To get anything to blossom – plants or in life – requires mindful attention and care. It necessitates understanding the particular balance and interplay of needs and the environment, such as adapting the amount of light and water based on the seasons. In the case of my orchids: southeastern light in the winter, eastern light in the spring, western light in the summer, etc.
Like the mindfulness a gardner must offer plants, understanding relationships, circumstances and needs is an essential skill for a leader to be successful as well.
Anyone committed to leading, helping or delivering positive results must understand the big picture of where you are and where you want to go. You must also recognize the practical action steps needed to produce the outcomes you want. At EPI, we talk about this as the Eagle and Ant perspectives. Integrating these two perspectives is essential. It enables you to pursue your goals within the ecosystem you exist in, with its unique challenges and characteristics.
Similarly, you must be able to understand relationships. In the case of the orchids, it’s understanding the dance between light, temperature, and water. For leaders, it’s often knowing the relationships on your team, personalities and the ways different people think, act and feel. The diversity and importance of relationship is one of the reasons why it’s one of EPI’s ten core ecopsychological principles.

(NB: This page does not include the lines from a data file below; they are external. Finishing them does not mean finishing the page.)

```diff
@@ -168,6 +169,10 @@
         L.isph_mat_export_csr.argtypes = [C.c_void_p, C.c_void_p, C.c_void_p, C.c_void_p, C.c_void_p]
         L.isph_mat_export_rows.argtypes = [C.c_void_p, C.c_void_p, C.c_int, C.c_int, C.c_void_p, C.c_void_p, C.c_void_p, C.c_longlong]
         L.isph_mat_column_bits.argtypes = [C.c_void_p, C.c_void_p, C.c_void_p]
+        L.isph_ctx_set_column_form.argtypes = [C.c_void_p, C.c_int]
+        L.isph_mat_column_codes8.argtypes = [C.c_void_p, C.c_void_p, C.c_void_p]
+        L.isph_mat_export_cols8.argtypes = [C.c_void_p, C.c_void_p, C.c_void_p, C.c_void_p, C.c_void_p]
+        L.isph_spmv_dot.argtypes = [C.c_void_p, C.c_void_p, C.c_void_p, C.c_void_p, C.c_void_p, C.c_void_p]
         L.isph_mat_destroy.argtypes = [C.c_void_p]
         L.isph_spmv.argtypes = [C.c_void_p, C.c_void_p, C.c_void_p, C.c_void_p, C.c_int]
         L.isph_spmv_time.argtypes = [C.c_void_p, C.c_void_p, C.c_void_p, C.c_void_p, C.c_int, C.c_int, C.c_void_p]
@@ -388,6 +393,9 @@
         _check(lib().isph_ctx_set_ordering(self.h, ORDERINGS[mode]))
         self.ordering = mode
 
+    def set_column_form(self, form):
+        _check(lib().isph_ctx_set_column_form(self.h, int(form)))
+
     def set_periodic_box(self, lo=None, hi=None, periodic=None):
         if lo is None:
             _check(lib().isph_ctx_set_periodic_box(self.h, None, None, None))
@@ -588,6 +596,28 @@
         b = C.c_int()
         _check(lib().isph_mat_column_bits(self.ctx.h, self.h, C.byref(b)))
         return b.value
+
+    def column_codes8(self):
+        u = C.c_int()
+        _check(lib().isph_mat_column_codes8(self.ctx.h, self.h, C.byref(u)))
+        return bool(u.value)
+
+    def export_cols8(self):
+        sz = (C.c_longlong * 2)()
+        _check(lib().isph_mat_export_cols8(self.ctx.h, self.h, sz, None, None))
+        dtab = np.zeros(int(sz[0]), dtype=np.int32)
+        codes = np.zeros(int(sz[1]), dtype=np.uint8)
+        _check(lib().isph_mat_export_cols8(self.ctx.h, self.h, sz, _ptr(dtab), _ptr(codes)))
+        return dtab.reshape(-1, 256), codes
+
+    def spmv_dot(self, x, nvec):
+        n = self.info()["nrow"]
+        x, nvec = np.ascontiguousarray(x, dtype=np.float64), np.ascontiguousarray(nvec, dtype=np.float64)
+        _need(x, n, "x [nrow]")
+        _need(nvec, n, "nvec [nrow]")
+        y, d = np.zeros(n), C.c_double()
+        _check(lib().isph_spmv_dot(self.ctx.h, self.h, _ptr(x), _ptr(nvec), _ptr(y), C.byref(d)))
+        return y, d.value
 
     def update_values(self, val):
         val = _f64(val)
diff --git a/include/isph_hip.h b/include/isph_hip.h
--- a/include/isph_hip.h
+++ b/include/isph_hip.h
@@ -70,10 +70,15 @@
 int isph_mat_export_rows(isph_ctx *ctx, const isph_mat *A, int row_begin, int nrows, long long *rowptr, int *colidx,
                          double *val, long long capacity);
 int isph_mat_column_bits(isph_ctx *ctx, const isph_mat *A, int *bits);
+int isph_ctx_set_column_form(isph_ctx *ctx, int form);
+int isph_mat_column_codes8(isph_ctx *ctx, const isph_mat *A, int *used);
+int isph_mat_export_cols8(isph_ctx *ctx, const isph_mat *A, long long sizes[2], int *dtab, unsigned char *codes);
 void isph_mat_destroy(isph_mat *A);
 
 int isph_spmv(isph_ctx *ctx, const isph_mat *A, const double *x ,
               double *y , int on_device);
+int isph_spmv_dot(isph_ctx *ctx, const isph_mat *A, const double *x , const double *nvec , double *y ,
+                  double *dot);
 int isph_spmv_time(isph_ctx *ctx, const isph_mat *A, const double *x_dev, double *y_dev,
                    int reps, int variant, double *avg_ms);
 
```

In addition to the awareness of needs, relationships and your environments, the gardner and leader must also be able to adapt. There is never one fixed solution. Everything is constantly changing, and you must be able to embrace this. This applies to people, plans and projects as well house conditions for growing plants. Uncertainty and complexity are truths of life. If you can evolve and adapt with this then you can be successful.
Learning from our environment and applying this to how people organize, engage and perform is at the heart of what the EcoPsychology Initiative does. We take the insights, principles and designs found in natural ecosystems and apply this to help humans live better with a more positive impact. Our upcoming course, Nature of Leadership uses ecopsychology to provide existing and aspiring leaders with lessons, principles and qualities to empower them to be more effective regardless of the environment or needs.
Whether you’re trying to develop a organization, heal a community or just grow some plants, may you learn from your environment. May you pay attention, learn and adapt to changing circumstances so you can provide whatever is needed. In this way, you will can help anything grow and flower.